The 2019 CVPR article EDVR: Video Restoration with Enhanced Deformable Convolutional Networks , which does video processing (including super-resolution technology and deblurring of video frames), structurally can handle strong supervision tasks applied to arbitrary book conversion ; The most eye-catching part of the article is that he proposed a new method to ensure temporal consistency. Instead of using optical flow, it uses deformable convolution to track traceable points and become a PCD module; And the fusion of spatial-temporal dimensions, which is the fusion of information during multi-frame processing, is proposed as a TSA module; see the code: EDVR .

Xiaobian was entrusted by a sister to help her debug the code.

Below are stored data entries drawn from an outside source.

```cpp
public:
    explicit Engine(const ach_config& c) : EngineBase(c) {}

    struct A {
        T* p = nullptr; int B = 0, H = 0, W = 0, C = 0; long ld = 0;
        long rows() const { return long(B) * H * W; }
        A slice(int c0, int c) const { A s = *this; s.p = p + c0; s.C = c; return s; }
    };
    struct Pl {
        T* p = nullptr; int B = 0, C = 0, H = 0, W = 0;
    };
    struct Lin { std::vector<float> w, b; int N = 0, K = 0; };

    A alloc(int B, int H, int W, int C) {
        A a; a.B = B; a.H = H; a.W = W; a.C = C; a.ld = round_up(C, 8);
        a.p = static_cast<T*>(aalloc(size_t(a.rows()) * a.ld * sizeof(T)));
        note_region(a.p, size_t(a.rows()) * a.ld * sizeof(T));
        return a;
    }
    A alloc_ld(int B, int H, int W, int C, long ld) {
        A a; a.B = B; a.H = H; a.W = W; a.C = C; a.ld = ld;
        a.p = static_cast<T*>(aalloc(size_t(a.rows()) * a.ld * sizeof(T)));
        note_region(a.p, size_t(a.rows()) * a.ld * sizeof(T));
        return a;
    }
    Pl alloc_pl(int B, int C, int H, int W) {
        Pl a; a.B = B; a.C = C; a.H = H; a.W = W;
        a.p = static_cast<T*>(aalloc(size_t(B) * C * H * W * sizeof(T)));
        note_region(a.p, size_t(B) * C * H * W * sizeof(T));
        return a;
    }
    float* alloc_f32(size_t n) { return static_cast<float*>(aalloc(n * sizeof(float))); }

    T* up_T(const std::vector<float>& v) {
        T* d = static_cast<T*>(walloc(v.size() * sizeof(T)));
        if (!measuring) {
            std::vector<T> h(v.size());
            for (size_t i = 0; i < v.size(); ++i) S::st(&h[i], v[i]);
            ACH_HIP_CHECK(hipMemcpy(d, h.data(), h.size() * sizeof(T), hipMemcpyHostToDevice));
        }
        return d;
    }
    void tap(const std::string& name, const A& a) {
        TapInfo t; t.ptr = a.p; t.kind = 0; t.B = a.B; t.H = a.H; t.W = a.W; t.C = a.C; t.ld = a.ld; add_tap(name, t);
    }
    void tap(const std::string& name, const Pl& a) {
        TapInfo t; t.ptr = a.p; t.kind = 1; t.B = a.B; t.H = a.H; t.W = a.W; t.C = a.C; add_tap(name, t);
// ... 1482 lines not shown

    Lin conv_lin(const std::string& wkey, const std::string& bkey, int Ci, int Cp, int k) const {
        const HostTensor& w = W(wkey);
        const int Co = int(w.shape[0]);
        if (w.numel() != long(Co) * Ci * k * k) throw AchError{ACH_ERR_MISSING_KEY, "conv weight shape: " + wkey};
        Lin l; l.N = Co; l.K = k * k * Cp; l.w.assign(size_t(Co) * l.K, 0.f);
        for (int o = 0; o < Co; ++o)
            for (int c = 0; c < Ci; ++c)
                for (int t = 0; t < k * k; ++t) l.w[size_t(o) * l.K + size_t(t) * Cp + c] = w.data[(size_t(o) * Ci + c) * k * k + t];
        if (!bkey.empty() && hasW(bkey)) l.b = W(bkey).data; else l.b.assign(size_t(Co), 0.f);
        return l;
    }
    A conv_gemm(const std::string& name, const A& x, const Lin& l, int k, int stride, int act, const A* residual = nullptr) {
        const int pad = k / 2;
        const int Ho = (x.H + 2 * pad - k) / stride + 1, Wo = (x.W + 2 * pad - k) / stride + 1;
        A y = alloc(x.B, Ho, Wo, l.N);
        GemmOpt o; o.act = act; o.residual = residual;
        o.conv_k = k; o.conv_s = stride; o.conv_p = pad; o.Hin = x.H; o.Win = x.W; o.Cin = int(x.ld); o.Creal = x.C; o.Ho = Ho; o.Wo = Wo;
        gemm(name, x.p, x.ld, y.rows(), pack(l), y.p, y.ld, o);
        return y;
    }
    struct Bordered { T* p0 = nullptr; T* base = nullptr; int B = 0, H = 0, W = 0, C = 0; long ld = 0, row = 0, img = 0; };
    Bordered alloc_bordered(int B, int H, int W, int C, long ld = 0) {
        Bordered t; t.B = B; t.H = H; t.W = W; t.C = C; t.ld = ld ? ld : round_up(C, 8);
        t.row = long(W + 2) * t.ld; t.img = long(H + 2) * t.row;
        t.base = static_cast<T*>(aalloc(size_t(B) * t.img * sizeof(T)));
        t.p0 = t.base + t.row + t.ld;
        return t;
    }
    A conv3_bordered(const std::string& name, const Bordered& x, const Lin& l, int act, int stride = 1) {
        const int Ho = (x.H - 1) / stride + 1, Wo = (x.W - 1) / stride + 1;
        A y = alloc(x.B, Ho, Wo, l.N);
        const bool half = 2 * x.ld == VEC;
        const int cv = half ? 1 : int(x.ld) / VEC, ks = cdiv(9 * cv, 4);
        Packed pk = pack(l);
        const double bytes = double(x.B) * x.H * x.W * x.C * sizeof(T) + double(y.rows()) * y.C * sizeof(T);
        const double lbytes = double(x.B) * x.H * x.W * x.ld * sizeof(T) + double(y.rows()) * y.ld * sizeof(T);
        const bool shape_ok = (pk.NT == 2 && y.ld == 32 && !half) || (pk.NT == 1 && stride == 2 && y.ld <= 16);
        if (row_conv && shape_ok && (ks == 3 || ks == 5 || ks == 9) && pk.nchunks == 1 && pk.ksteps == ks) {
            std::vector<float> b32(32, 0.f);
            for (int n = 0; n < l.N; ++n) b32[n] = l.b[n];
            Conv3Params cp{x.p0, x.ld, x.row, x.img, y.p, y.ld, pk.w, up_f32(b32), x.B, Ho, Wo, cv, act, 0, nullptr, 0, (radar_rows4 == 2 && Ho % 4 == 0) ? 1 : 0};
            const int NT = pk.NT;
            add_op(name, [cp, ks, NT, stride, half](hipStream_t s) { launch_conv3<T>(cp, ks, NT, stride, s, half); }, bytes, 2.0 * double(y.rows()) * l.K * l.N, lbytes);
            return y;
        }
        if (half) throw AchError{ACH_ERR_INVALID, name + ": 8-byte pixels are only read by the row-walking conv"};
        GemmOpt o; o.act = act;
        o.conv_k = 3; o.conv_s = stride; o.conv_p = 0; o.Hin = x.H + 2; o.Win = x.W + 2; o.Cin = int(x.ld); o.Creal = x.C; o.Ho = Ho; o.Wo = Wo;
        gemm(name, x.base, x.ld, y.rows(), pk, y.p, y.ld, o);
        return y;
    }
    void rcnet(A outs[3]) {
        const int* w = widths();
        const int chans[9] = {3, w[0] / 4, w[0] / 4, w[0] / 4, w[1] / 4, w[1] / 4, w[2] / 4, w[2] / 4, w[3] / 4};
        const bool down[8] = {true, true, false, true, false, true, false, true};
        const int B = batch, R = cfg.resolution;
        const bool narrow0 = fuse_rc && row_conv && chans[0] <= 4 && (R * R) % 4 == 0;
        bool direct0 = false;
        if constexpr (H16E) direct0 = radar_direct && narrow0 && pool_strip > 0 && R % 16 == 0 && R % POOLN_ROWS == 0;
        A x;
        if (direct0) { x.B = B; x.H = R; x.W = R; x.C = 3; x.ld = 4; x.p = nullptr; }
        else x = narrow0 ? alloc_ld(B, R, R, 3, 4) : alloc(B, R, R, 3);
        if (!direct0) {
            ToNhwcParams tp{nullptr, x.p, B, 3, R, R, x.ld};
            const void** rin = &io.radar;
            mark_xwait_next();
            const double bytes = double(x.rows()) * (3 + 3) * sizeof(T), lbytes = double(x.rows()) * (3 + x.ld) * sizeof(T);
            const bool alt = io_alt();
            if (narrow0) {
                const dim3 grid(unsigned(cdivl(x.rows() / 4, 256))), block(256);
                add_op("image_radar_encoder.radar_encoder.to_nhwc", [tp, grid, block, rin, alt](hipStream_t s) mutable { tp.X = *rin; if (alt) ACH_LAUNCH((nchw3_to_nhwc4_kernel<T, IOB>), grid, block, s, tp); else ACH_LAUNCH((nchw3_to_nhwc4_kernel<T, T>), grid, block, s, tp); }, bytes, 0, lbytes);
            } else {
                const dim3 grid(unsigned(cdivl(x.rows(), 256))), block(256);
                add_op("image_radar_encoder.radar_encoder.to_nhwc", [tp, grid, block, rin, alt](hipStream_t s) mutable { tp.X = *rin; if (alt) ACH_LAUNCH((nchw_to_nhwc_kernel<T, IOB>), grid, block, s, tp); else ACH_LAUNCH((nchw_to_nhwc_kernel<T, T>), grid, block, s, tp); }, bytes, 0, lbytes);
            }
        }
        for (int i = 0; i < 8; ++i) {
            const std::string pfx = "image_radar_encoder.radar_encoder.rc_blocks." + std::to_string(i);
            const std::string d = pfx + ".radar_conv.deformable_conv";
            const bool narrow = i == 0 && narrow0;
            const bool half = narrow && 2 * x.ld == VEC;
            const int C = chans[i], Cp = half ? VEC : int(x.ld);
            Bordered pooled = alloc_bordered(B, x.H, x.W, C, narrow ? 4 : 0);
            unsigned short* occ = nullptr;
            int occ_r = 0;
            const bool strip0 = pool_strip > 0 && (C >= 16 || narrow || (pool_strip > 1 && C >= 8));
            if (i == 0 && radar_skip && fuse_rc && strip0 && C <= 4 && x.W % 16 == 0 && x.W / 16 <= 32) {
                const HostTensor& ob = W(d + ".offset_conv.bias");
                float mx = 0.f;
                bool finite = true;
                for (float v : ob.data) { finite = finite && std::isfinite(v); mx = std::max(mx, std::fabs(v)); }
                if (finite && mx <= 13.f) { occ_r = 2 + int(std::floor(mx)); occ = static_cast<unsigned short*>(aalloc(size_t(B) * x.H * (x.W / 16) * sizeof(unsigned short))); }
            }
            if (i == 0 && direct0) {
                if constexpr (H16E) {
                PoolNchwParams pp{nullptr, pooled.p0, pooled.ld, B, x.H, x.W, pooled.row, pooled.img, occ};
                pp.sparse = (radar_pool_sparse && occ) ? 1 : 0;
                const dim3 grid(unsigned(cdivl(long(B) * (x.H / POOLN_ROWS) * (x.W / 4), 256))), block(256);
                const void** rin = &io.radar;
                const bool alt = io_alt();
                mark_xwait_next();
                add_op(pfx + ".avgpool", [pp, grid, block, rin, alt](hipStream_t s) mutable { pp.X = *rin; if (alt) ACH_LAUNCH((avgpool3x3_nchw3_kernel<T, IOB>), grid, block, s, pp); else ACH_LAUNCH((avgpool3x3_nchw3_kernel<T, T>), grid, block, s, pp); },
                       2.0 * x.rows() * C * sizeof(T), 0, double(x.rows()) * (3 + pooled.ld) * sizeof(T));
                }
            } else
            { PoolParams pp{x.p, x.ld, pooled.p0, pooled.ld, B, x.H, x.W, C, pooled.row, pooled.img, occ};
              const double bytes = 2.0 * x.rows() * C * sizeof(T), lbytes = double(x.rows()) * (x.ld + pooled.ld) * sizeof(T);
              const bool strip = pool_strip > 0 && (C >= 16 || narrow || (pool_strip > 1 && C >= 8));
              if (strip) ew(pfx + ".avgpool", avgpool3x3_kernel<T, 4>, pp, long(B) * x.H * cdiv(x.W, 4) * ((C + 3) / 4), bytes, lbytes);
              else ew(pfx + ".avgpool", avgpool3x3_kernel<T, 1>, pp, x.rows() * ((C + 3) / 4), bytes, lbytes); }
            Lin lo = conv_lin(d + ".offset_conv.weight", d + ".offset_conv.bias", C, Cp, 3);
            Lin lm = conv_lin(d + ".modulator_conv.weight", d + ".modulator_conv.bias", C, Cp, 3);
            if (lo.N != 18 || lm.N != 9) throw AchError{ACH_ERR_MISSING_KEY, "deformable conv shapes at " + d};
            Lin lom; lom.N = 27; lom.K = lo.K; lom.w = lo.w; lom.w.insert(lom.w.end(), lm.w.begin(), lm.w.end()); lom.b = lo.b; lom.b.insert(lom.b.end(), lm.b.begin(), lm.b.end());
            const int cvp = half ? 1 : int(pooled.ld) / VEC, ksp = cdiv(9 * cvp, 4);
            const bool fused_front = fuse_rc && C <= 16 && (ksp == 3 || ksp == 5 || ksp == 9);
            A om;
            if (!fused_front) om = conv3_bordered(pfx + ".offmask", pooled, lom, ACT_NONE);
            std::vector<float> sc, sh; bn_coeffs(pfx + ".norm", 1e-5, sc, sh);
            const HostTensor& w1 = W(pfx + ".weight_conv1.weight"); const HostTensor& b1 = W(pfx + ".weight_conv1.bias");
            const HostTensor& w3 = W(d + ".regular_conv.weight");
            if (w3.numel() != long(C) * C * 9 || w1.numel() != long(C) * C) throw AchError{ACH_ERR_MISSING_KEY, "radar block shapes at " + pfx};
            Lin lf; lf.N = C; lf.K = 9 * Cp; lf.w.assign(size_t(C) * lf.K, 0.f); lf.b.assign(size_t(C), 0.f);
            for (int co = 0; co < C; ++co) {
                lf.b[co] = b1.data[co] * sc[co] + sh[co];
                for (int c = 0; c < C; ++c)
                    for (int k = 0; k < 9; ++k) {
                        double acc = 0;
                        for (int m = 0; m < C; ++m) acc += double(w1.data[size_t(co) * C + m]) * sc[co] * w3.data[(size_t(m) * C + c) * 9 + k];
                        lf.w[size_t(co) * lf.K + size_t(k) * Cp + c] = float(acc);
                    }
            }
            A y;
            Bordered yb;
            bool y_bordered = false;
            if (fused_front) {
                Lin lf2 = lf;
                for (float& v : lf2.w) v *= 2.0f;
                Packed pkom = pack(lom), pkf = pack(lf2);
                if (pkom.NT != 2 || pkom.nchunks != 1 || pkom.ksteps != ksp || pkf.NT != 1 || pkf.nchunks != 1 || pkf.ksteps != ksp)
                    throw AchError{ACH_ERR_UNSUPPORTED, "radar block packing at " + pfx};
                std::vector<float> b32(32, 0.f), b16(16, 0.f);
                for (int n = 0; n < 27; ++n) b32[n] = lom.b[n];
                for (int n = 0; n < C; ++n) b16[n] = lf.b[n];
                if (down[i] && row_conv) {
                    yb = alloc_bordered(B, x.H, x.W, C, narrow ? 4 : 0);
                    y_bordered = true;
                } else {
                    y = alloc(B, x.H, x.W, C);
                }
                const long yld = y_bordered ? yb.ld : y.ld;
                RcFrontParams rp{pooled.p0, pooled.ld, pooled.row, pooled.img, pkom.w, up_f32(b32), pkf.w, up_f32(b16), x.p, x.ld,
                                 y_bordered ? yb.p0 : y.p, yld, y_bordered ? yb.row : long(x.W) * y.ld, y_bordered ? yb.img : long(x.H) * x.W * y.ld,
                                 B, x.H, x.W, cvp, C, occ, occ_r, radar_compact ? 1 : 0, (((occ && radar_rows4 == 1) || radar_rows4 == 2) && x.H % 4 == 0) ? 1 : 0, nullptr, 0};
                const bool rdirect = i == 0 && direct0;
                if constexpr (H16E) {
                    if (radar_bg && rdirect && occ && y_bordered && narrow && rp.compact && rp.rows4 && yld <= 4 && x.W <= 512) {
                        rp.prev = static_cast<unsigned short*>(aalloc(size_t(B) * x.H * (x.W / 16) * sizeof(unsigned short)));
                        rp.bg = 1;
                        uint32_t h[4];
                        for (int c = 0; c < 4; ++c) { const float r = c < C ? lf.b[c] : 0.f; h[c] = H16<T>::bits(r > 0.f ? r : 0.f); }
                        FillPx8Params fq{yb.p0, yb.row, yb.img, B, x.H, x.W, make_uint2(h[0] | (h[1] << 16), h[2] | (h[3] << 16))};
                        if (!measuring) post_plan.push_back([fq]() { ACH_LAUNCH(fill_px8_kernel<T>, dim3(unsigned(cdivl(long(fq.B) * fq.H * fq.Wd, 256))), dim3(256), hipStream_t(nullptr), fq); });
                    }
                }
                const void** rres = &io.radar;
                const int rbf = io_alt() ? 1 : 0;
                const double bytes = double(x.rows()) * 3.0 * C * sizeof(T), lbytes = double(x.rows()) * (pooled.ld + x.ld + yld) * sizeof(T);
                add_op(pfx + ".front", [rp, ksp, rdirect, rres, rbf](hipStream_t s) mutable { if (rdirect) { rp.Rn = *rres; rp.rn_bf16 = rbf; } launch_rc_front<T>(rp, ksp, s); }, bytes,
                       2.0 * double(x.rows()) * 9.0 * C * (27 + C), lbytes);
            } else {
            DeformParams dp;
            std::memset(&dp, 0, sizeof(dp));
            dp.pooled = pooled.p0; dp.ldp = pooled.ld; dp.prow = pooled.row; dp.pimg = pooled.img; dp.om = om.p; dp.ldo = om.ld; dp.res = x.p; dp.ldr = x.ld;
            dp.B = B; dp.H = x.H; dp.Wd = x.W; dp.Cp = Cp;
            if (Cp == 8 && (C == 3 || C == 8)) {
                y = alloc(B, x.H, x.W, C);
                dp.Y = y.p; dp.ldy = y.ld; dp.Wf = up_f32(lf.w); dp.bf = up_f32(lf.b);
                const dim3 grid(unsigned(cdivl(x.rows(), 256))), block(256);
                const double bytes = double(x.rows()) * (3.0 * C + 27) * sizeof(T), lbytes = double(x.rows()) * (3.0 * Cp + 32) * sizeof(T);
                if (C == 3) add_op(pfx + ".deform", [dp, grid, block](hipStream_t s) { ACH_LAUNCH((deform_fused_kernel<T, 3, 4>), grid, block, s, dp, dp.Wf, dp.bf); }, bytes, 0, lbytes);
                else add_op(pfx + ".deform", [dp, grid, block](hipStream_t s) { ACH_LAUNCH((deform_fused_kernel<T, 8, 8>), grid, block, s, dp, dp.Wf, dp.bf); }, bytes, 0, lbytes);
            } else {
                A col = alloc(B, x.H, x.W, 9 * Cp);
                dp.Y = col.p; dp.ldy = col.ld;
                ew(pfx + ".deform.sample", deform_sample_kernel<T>, dp, x.rows() * 9 * (Cp / 4), double(x.rows()) * (10.0 * C + 27) * sizeof(T), double(x.rows()) * (10.0 * Cp + 32) * sizeof(T));
                y = alloc(B, x.H, x.W, C);
                GemmOpt o; o.act = ACT_RELU; o.residual = &x;
                gemm(pfx + ".deform.contract", col, pack(lf), y, o);
            }
            }
            const int k = down[i] ? 3 : 1;
            if (y_bordered) x = conv3_bordered(pfx + ".conv2", yb, conv_lin(pfx + ".weight_conv2.weight", pfx + ".weight_conv2.bias", C, half ? VEC : int(yb.ld), 3), ACT_NONE, 2);
            else x = conv_gemm(pfx + ".conv2", y, conv_lin(pfx + ".weight_conv2.weight", pfx + ".weight_conv2.bias", C, int(y.ld), k), k, down[i] ? 2 : 1, ACT_NONE);
            if (x.C != chans[i + 1]) throw AchError{ACH_ERR_MISSING_KEY, "radar width mismatch at " + pfx};
            tap("radar.b" + std::to_string(i), x);
            if (i == 3) outs[0] = x;
            if (i == 5) outs[1] = x;
            if (i == 7) outs[2] = x;
        }
        tap("r3", outs[0]); tap("r4", outs[1]); tap("r5", outs[2]);
    }

    void fuse_all(const A img[3], const A rad[3], A out[3]) {
        const std::string e = "image_radar_encoder";
        Multi6<StatParams> ms; Multi6<EcaParams> me; Multi6<FuseParams> mf;
        std::memset(&ms, 0, sizeof(ms)); std::memset(&me, 0, sizeof(me)); std::memset(&mf, 0, sizeof(mf));
        int n = 0, smax = 1;
        long eca_max = 0, fuse_max = 0;
        double bytes = 0;
        for (int l = 0; l < 3; ++l) {
            const std::string st = std::to_string(3 + l);
            const int Ci = img[l].C, Cr = rad[l].C, HW = img[l].H * img[l].W;
            std::vector<float> sc, sh; bn_coeffs(e + ".norm_stage" + st, 1e-5, sc, sh);
            if (int(sc.size()) != Ci + Cr) throw AchError{ACH_ERR_MISSING_KEY, "fusion norm width"};
            out[l] = alloc(img[l].B, img[l].H, img[l].W, Ci + Cr);
            const A srcs[2] = {img[l], rad[l]};
            int coff = 0;
            for (int h = 0; h < 2; ++h, ++n) {
                const A& x = srcs[h];
                const int S = HW >= 1024 ? 8 : (HW >= 256 ? 4 : 1);
                float* part = alloc_f32(size_t(x.B) * S * 2 * x.C);
                ms.j[n] = StatParams{x.p, x.ld, part, HW, x.C, S};
                smax = std::max(smax, S);
                const HostTensor& wk = W(e + ".channel_attn_stage" + st + "." + std::to_string(h) + ".conv.weight");
                float* scl = alloc_f32(size_t(x.B) * x.C);
                me.j[n] = EcaParams{part, S, up_f32(wk.data), int(wk.numel()), up_f32(std::vector<float>(sc.begin() + coff, sc.begin() + coff + x.C)), scl, x.B, x.C, HW};
// ... 538 lines not shown
```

(1) Environmental preparation

The old rule is to create a new virtual environment for each project and delete it afterwards. For the creation of a virtual environment, see my other blog: vid2vid Code debugging + training + testing (debug+train+test) (1) Testing .

(2) Download the project

$ git clone https://github.com/xinntao/EDVR.git
$ cd EDVR/

The directory structure is as follows. Among them, experiments are used to save the trained models and verification results (checkpoints), and tb_logger is used to save log logs; codes are the main ones, including various codes (including train.py); datasets can actually be used regardless of To store the data set, but later you will find that the reference to the data set uses an absolute path (Σ( ° △ °|||)︴)!

(3) Data set preparation

This should be the most cumbersome part of this project.

Install lmdb with pip first.

After preparing the data set, modify the code "codes/data_scripts/create_lmdb_mp.py". The suggested data set structure is as follows:

"""
datasets
     |--inputs
           |--0000                        # clip
               |--00000000.png
               |--00000001.png
               ...
               |--00000029.png            # 30 frames for each clip in our datasets
           |--0001
               |--00000000.png
               ...
           ...
     |--GT
           |--0000                        # clip
               |--00000000.png
               |--00000001.png
               ...
               |--00000029.png            # 30 frames for each clip in our datasets
           |--0001
               |--00000000.png
               ...
           ...
"""

After specifying a mode, modify or add the if -else structure, modify the input or GT directory and save path.

Execute create_lmdb_mp.py once for input and GT respectively.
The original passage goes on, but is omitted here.